COPD is known to be a heterogeneous lung disease that includes many different phenotypes. Asthma can coexist with COPD, particularly in older adults, a condition known as “asthma COPD overlap (ACO) [2].” ACO is an inflammatory condition of both asthma and COPD, characterized by increased variability of airflow and incompletely reversible airway flow obstruction. ACO prevalence is estimated to be about 20% of obstructive airway disease [3]. ACO increases the disease burden because it increases acute exacerbation and hospitalization [4]. Also, it is known that ACO treatment is quite different from COPD treatment [5]; therefore, it is important to distinguish ACO from COPD. However, no clear diagnostic biomarker or criteria are available and the fraction of exhaled nitric oxide (FENO) test may help in ACO diagnosis.
Nitric oxide is produced in the epithelial cells and regulates vascular and bronchial tone in respiratory system [6]. It can be detected in exhaled gas as FENO. FENO can be easily and quickly measured with NIOX MINO (Aerocrine AB, Solna, Sweden), which is a portable hand-held and simple device providing consistent and accurate results in clinical practice [7].
The American Thoracic Society (ATS) published an evidence-based clinical practice guideline that primarily recommends the use of FENO for diagnosis and treatment of asthma, and ATS suggests no eosinophil airway inflammation in patients with FENO <25, and eosinophil airway inflammation and glucocorticoid responsiveness in patients with FENO >50 [8]. Previously, several FENO-related studies have been performed in patients with COPD and ACO. In one study including patients with COPD, the FENO measurement was not helpful in COPD typing into eosinophilic or neutrophilic subtype [9]. In recent studies, FENO measurement has been useful to distinguish between ACO from COPD [10,11]. However, the exact role of FENO in patients with established COPD remains unclear.
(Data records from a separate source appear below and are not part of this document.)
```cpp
template <int MAXC, int WPR>
__device__ __forceinline__ void knn_rows(const KnnArgs& a, int block) {
  constexpr int RPB = 4 / WPR;
  __shared__ float rel_s[RPB][64][3];
  const int lane = threadIdx.x & 63;
  const int wv = threadIdx.x >> 6;
  const int wave = wv / WPR;
  const int wir = wv % WPR;
  const int row = block * RPB + wave;
  if (row >= a.n_rows) return;
  const int b = row / a.n_src;
  const int bt = b / a.tgt_batch_div;
  const float x1 = a.src_pose[row * 3 + 0], y1 = a.src_pose[row * 3 + 1], yaw1 = a.src_pose[row * 3 + 2];
  const bool inv1 = a.src_invalid[row] != 0;
  const float c = cosf(yaw1), s = sinf(yaw1);
  const float* tp = a.tgt_pose + (int64_t)bt * a.n_tgt * 3;
  const uint8_t* ti = a.tgt_invalid + (int64_t)bt * a.n_tgt;

  if (wir == 0) {
    uint32_t key[MAXC];
    float crx[MAXC], cry[MAXC], cyaw[MAXC];
    uint32_t tinv = 0;
    {
      float tx[MAXC], ty[MAXC];
      uint8_t tb[MAXC];
#pragma unroll
      for (int q = 0; q < MAXC; ++q) {
        const int j = min(lane + 64 * q, a.n_tgt - 1);
        tx[q] = tp[j * 3 + 0];
        ty[q] = tp[j * 3 + 1];
        cyaw[q] = tp[j * 3 + 2];
        tb[q] = ti[j];
      }
#pragma unroll
      for (int q = 0; q < MAXC; ++q) {
        const bool tin = tb[q] != 0;
        rel_xy(x1, y1, c, s, tx[q], ty[q], crx[q], cry[q]);
        cyaw[q] = __fsub_rn(cyaw[q], yaw1);
        tinv |= tin ? (1u << q) : 0u;
        const float dist = __fsqrt_rn(__fmaf_rn(cry[q], cry[q], __fmul_rn(crx[q], crx[q])));
        key[q] = (lane + 64 * q < a.n_tgt) ? __float_as_uint((inv1 || tin) ? INFINITY : dist) : 0xffffffffu;
      }
    }
    uint32_t kth = 0;
    for (int bit = 30; bit >= 0; --bit) {
      const uint32_t cand = kth | (1u << bit);
      int cnt = 0;
#pragma unroll
      for (int q = 0; q < MAXC; ++q) cnt += __popcll(__ballot(key[q] < cand));
      if (cnt < a.k) kth = cand;
    }
    int n_less = 0;
#pragma unroll
    for (int q = 0; q < MAXC; ++q) n_less += __popcll(__ballot(key[q] < kth));
    const int n_ties = a.k - n_less;
    const uint64_t lt_mask = (1ull << lane) - 1ull;
    int ties_before = 0, chosen_before = 0;
#pragma unroll
    for (int q = 0; q < MAXC; ++q) {
      const bool tie = key[q] == kth;
      const uint64_t tie_m = __ballot(tie);
      const bool take = key[q] < kth || (tie && ties_before + __popcll(tie_m & lt_mask) < n_ties);
      const uint64_t take_m = __ballot(take);
      if (take) {
        const int pos = chosen_before + __popcll(take_m & lt_mask);
        const int j = lane + 64 * q;
        const int64_t o = (int64_t)row * a.k + pos;
        const float dist = __uint_as_float(key[q]);
        a.idx[o] = j;
        a.invalid[o] = (((tinv >> q) & 1u) != 0 || dist > a.dist_limit) ? 1 : 0;
        const float rx = crx[q], ry = cry[q], ryaw = cyaw[q];
        rel_s[wave][pos][0] = rx;
        rel_s[wave][pos][1] = ry;
        rel_s[wave][pos][2] = ryaw;
        if (a.rel_pose != nullptr) {
          a.rel_pose[o * 3 + 0] = rx;
          a.rel_pose[o * 3 + 1] = ry;
          a.rel_pose[o * 3 + 2] = ryaw;
        }
      }
      ties_before += __popcll(tie_m);
      chosen_before += __popcll(take_m);
    }
  }
  if (a.emb == nullptr) return;
  if constexpr (WPR > 1)
    __syncthreads();
  else
    __builtin_amdgcn_wave_barrier();
  for (int t = wir; t < a.k; t += WPR) {
    const float x = rel_s[wave][t][0], y = rel_s[wave][t][1], yaw = rel_s[wave][t][2];
    tbx::pose_emb_write(a.emb + ((int64_t)row * a.k + t) * a.pe_dim, a.pe_dim, x, y, yaw, a.fxy, a.fyaw, lane, 64);
  }
}

constexpr int KNN_MAX_JOBS = 4;
struct PoseEmbedArgs {
  const float* pose3;
  const float *fxy, *fyaw;
  float* out;
  int64_t n;
  int pe_dim, ld, col_off;
};
struct KnnMulti {
  KnnArgs job[KNN_MAX_JOBS];
  int first_block[KNN_MAX_JOBS + 1];
  int n_jobs;
  PoseEmbedArgs pe;
};
__device__ __forceinline__ void knn_multi_body(const KnnMulti& m, const int bid) {
  if (bid >= m.first_block[KNN_MAX_JOBS]) {
    const int half = m.pe.pe_dim >> 1;
    const int64_t e = (int64_t)(bid - m.first_block[KNN_MAX_JOBS]) * 256 + threadIdx.x;
    if (e >= m.pe.n * half) return;
    const int64_t i = e / half;
    const int c = (int)(e - i * half);
    tbx::pose_emb_write(m.pe.out + i * m.pe.ld + m.pe.col_off, m.pe.pe_dim, m.pe.pose3[i * 3], m.pe.pose3[i * 3 + 1], m.pe.pose3[i * 3 + 2],
                        m.pe.fxy, m.pe.fyaw, c, half);
    return;
  }
  int j = 0;
  while (j + 1 < m.n_jobs && bid >= m.first_block[j + 1]) ++j;
  const KnnArgs& a = m.job[j];
  const int block = bid - m.first_block[j];
  if (a.n_tgt <= 128)
    knn_rows<2, 4>(a, block);
  else if (a.n_tgt <= 1024)
    knn_rows<16, 4>(a, block);
  else
    knn_rows<32, 4>(a, block);
}


inline int knn_multi_fill(const tbx_knn_job_t* jobs, int n_jobs, const float* freqs_xy, const float* freqs_yaw, int pe_dim,
                          const tbx_pose_embed_job_t* pe, KnnMulti& m, int& blocks) {
  if (!jobs || n_jobs <= 0 || n_jobs > KNN_MAX_JOBS) return TBX_ERR_ARG;
  m.n_jobs = n_jobs;
  m.pe = PoseEmbedArgs{nullptr, nullptr, nullptr, nullptr, 0, 0, 0, 0};
  if (pe != nullptr) {
    if (!pe->pose3 || !pe->freqs_xy || !pe->freqs_yaw || !pe->out || pe->n <= 0) return TBX_ERR_ARG;
    if ((pe->pe_dim != 64 && pe->pe_dim != 128) || pe->ld_out < pe->col_off + pe->pe_dim) return TBX_ERR_UNSUPPORTED;
    m.pe = PoseEmbedArgs{pe->pose3, pe->freqs_xy, pe->freqs_yaw, pe->out, pe->n, pe->pe_dim, pe->ld_out, pe->col_off};
  }
  blocks = 0;
  for (int j = 0; j < n_jobs; ++j) {
    const tbx_knn_job_t& q = jobs[j];
    if (!q.src_pose || !q.src_invalid || !q.tgt_pose || !q.tgt_invalid || !q.idx || !q.invalid) return TBX_ERR_ARG;
    if (q.n_batch <= 0 || q.n_src <= 0 || q.n_tgt <= 0 || q.tgt_batch_div <= 0 || q.n_batch % q.tgt_batch_div != 0) return TBX_ERR_ARG;
    if (q.k <= 0 || q.k >= q.n_tgt || q.k > 64 || q.n_tgt > 2048) return TBX_ERR_UNSUPPORTED;
    if (q.emb != nullptr && (!freqs_xy || !freqs_yaw || (pe_dim != 64 && pe_dim != 128))) return TBX_ERR_UNSUPPORTED;
    m.job[j] = KnnArgs{q.src_pose, q.src_invalid, q.tgt_pose, q.tgt_invalid, q.idx, q.invalid, q.rel_pose, q.emb, freqs_xy, freqs_yaw,
                       q.n_batch * q.n_src, q.n_src, q.n_tgt, q.tgt_batch_div, q.k, pe_dim, q.dist_limit};
    m.first_block[j] = blocks;
    blocks += q.n_batch * q.n_src;
  }
  for (int j = n_jobs; j <= KNN_MAX_JOBS; ++j) m.first_block[j] = blocks;
  for (int j = n_jobs; j < KNN_MAX_JOBS; ++j) m.job[j] = m.job[0];
  if (m.pe.n > 0) blocks += (int)((m.pe.n * (m.pe.pe_dim >> 1) + 255) / 256);
  return TBX_OK;
}

}
```

trafficbotsv1.5_amd/csrc/tile_core.h:

```cpp
#pragma once
#include <hip/hip_runtime.h>
#include <stdint.h>

#include "../../include/tbx_hip.h"
#include "drop_key.h"
#include "tbx_common.h"

#ifndef TBX_TILE_SINGLE
#define TBX_TILE_SINGLE 0
#endif
#if TBX_TILE_SINGLE
#define TBX_TILE_ENTRY(name) name##_bf16
#else
#define TBX_TILE_ENTRY(name) name
#endif

namespace tbx_tile {

typedef __bf16 bf16x8 __attribute__((ext_vector_type(8)));
typedef __bf16 bf16x4 __attribute__((ext_vector_type(4)));
typedef __bf16 bf16x2 __attribute__((ext_vector_type(2)));
typedef float f32x4 __attribute__((ext_vector_type(4)));
typedef float f32x2 __attribute__((ext_vector_type(2)));
typedef uint32_t u32x2 __attribute__((ext_vector_type(2)));

#define TBX_GLOBAL __attribute__((address_space(1)))

constexpr int NWAVE = 8, NT = NWAVE * 64, D = 128;
constexpr int UNIT = TBX_MFMA32_UNIT_FLOATS;

template <int R, int STEPS>
struct Planes {
  static constexpr int PRS = 16 * (STEPS | 1);
  static constexpr int PREG = ((R * PRS + 255) / 256) * 256;
  static constexpr int PLANE = 4 * PREG;
  static __device__ __forceinline__ int off(int row, int k) { return ((k >> 3) & 3) * PREG + row * PRS + (k >> 5) * 16 + (k & 7) * 2; }
  static __device__ __forceinline__ int lane_off(int lane, int r0) { return (lane >> 4) * PREG + (r0 + (lane & 15)) * PRS; }
};

struct Entry {
  const float* img;
  int32_t unit0, pad;
};

struct W {
  bf16x8 hi[4], lo[4];
  f32x4 bias;
};

__device__ __forceinline__ const TBX_GLOBAL float* unit_ptr(const float* img, int unit) {
  return (const TBX_GLOBAL float*)img + (int64_t)unit * UNIT;
}
__device__ __forceinline__ void load_unit(W& w, const float* img, int unit, int lane) {
  const TBX_GLOBAL float* base = unit_ptr(img, unit);
#ifdef TBX_ABL_NOLOAD
  base = unit_ptr(img, 0);
#endif
#pragma unroll
  for (int s = 0; s < 4; ++s) {
    w.hi[s] = *(const TBX_GLOBAL bf16x8*)(base + s * 512 + lane * 4);
#if !TBX_TILE_SINGLE
    w.lo[s] = *(const TBX_GLOBAL bf16x8*)(base + s * 512 + 256 + lane * 4);
#endif
  }
  w.bias = *(const TBX_GLOBAL f32x4*)(base + 2048 + (lane >> 4) * 4);
}
__device__ __forceinline__ void load_unit(W& w, const Entry& e, int wave, int lane) { load_unit(w, e.img, e.unit0 + wave, lane); }
__device__ __forceinline__ f32x4 unit_bias(const float* img, int unit, int s, int lane) {
  return *(const TBX_GLOBAL f32x4*)(unit_ptr(img, unit) + 2048 + s * 16 + (lane >> 4) * 4);
}

struct Acc {
  f32x4 hh, hl, lh;
  __device__ __forceinline__ void zero() { hh = hl = lh = (f32x4){0.f, 0.f, 0.f, 0.f}; }
  __device__ __forceinline__ f32x4 sum() const { return hh + (hl + lh); }
};

template <int PLANE>
__device__ __forceinline__ void mfma_step(Acc& a, const bf16x8 whi, const bf16x8 wlo, const char* act_hi, int step) {
  const bf16x8 xh = *(const bf16x8*)(act_hi + step * 16);
#if TBX_TILE_SINGLE
  a.hh = __builtin_amdgcn_mfma_f32_16x16x32_bf16(whi, xh, a.hh, 0, 0, 0);
  return;
#endif
  const bf16x8 xl = *(const bf16x8*)(act_hi + PLANE + step * 16);
#ifdef TBX_ABL_NOMFMA
  a.hh = __builtin_amdgcn_mfma_f32_16x16x32_bf16(whi, xh, a.hh, 0, 0, 0);
  a.hl[0] += (float)xl[0];
  a.lh[0] += (float)wlo[0];
#else
  a.hh = __builtin_amdgcn_mfma_f32_16x16x32_bf16(whi, xh, a.hh, 0, 0, 0);
  a.hl = __builtin_amdgcn_mfma_f32_16x16x32_bf16(whi, xl, a.hl, 0, 0, 0);
  a.lh = __builtin_amdgcn_mfma_f32_16x16x32_bf16(wlo, xh, a.lh, 0, 0, 0);
#endif
}
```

This study aimed to analyze the distribution of FENO levels and the clinical characteristics of high FENO in patients with COPD.
Materials and Methods
1. Patient population and study design
This study retrospectively reviewed patients over 40 years of age who underwent pulmonary function test (PFT) and FENO tests at Chonnam National University Hospital, Gwangju, Korea, from December 2014 to June 2019. Among them, patients who were likely to be COPD were selected. These participants were defined according to the Global Initiative for Chronic Obstructive Lung Disease (GOLD) criterion, which is a ratio of forced expiratory volume in 1 second (FEV1) to forced vital capacity (FVC) of <70% after bronchodilator use [2]. A total of 849 patients were enrolled. Study flow chart is shown in Figure 1. This study protocol was approved by the Institutional Review Board of Chonnam National University Hospital (IRB number: CNUH-2016-196). The requirement of informed consent was waived because of the retrospective nature of the study. All the data, including FENO, PFT, and blood eosinophil percent from participants, were estimated under stable conditions. Majority of the participants were examined on an outpatient basis. Medical information and patients’ characteristics, including age, pack-years of tobacco use, smoking status, height, weight, body mass index, medical history, including asthma and bronchiectasis, and current inhaler components, were reviewed.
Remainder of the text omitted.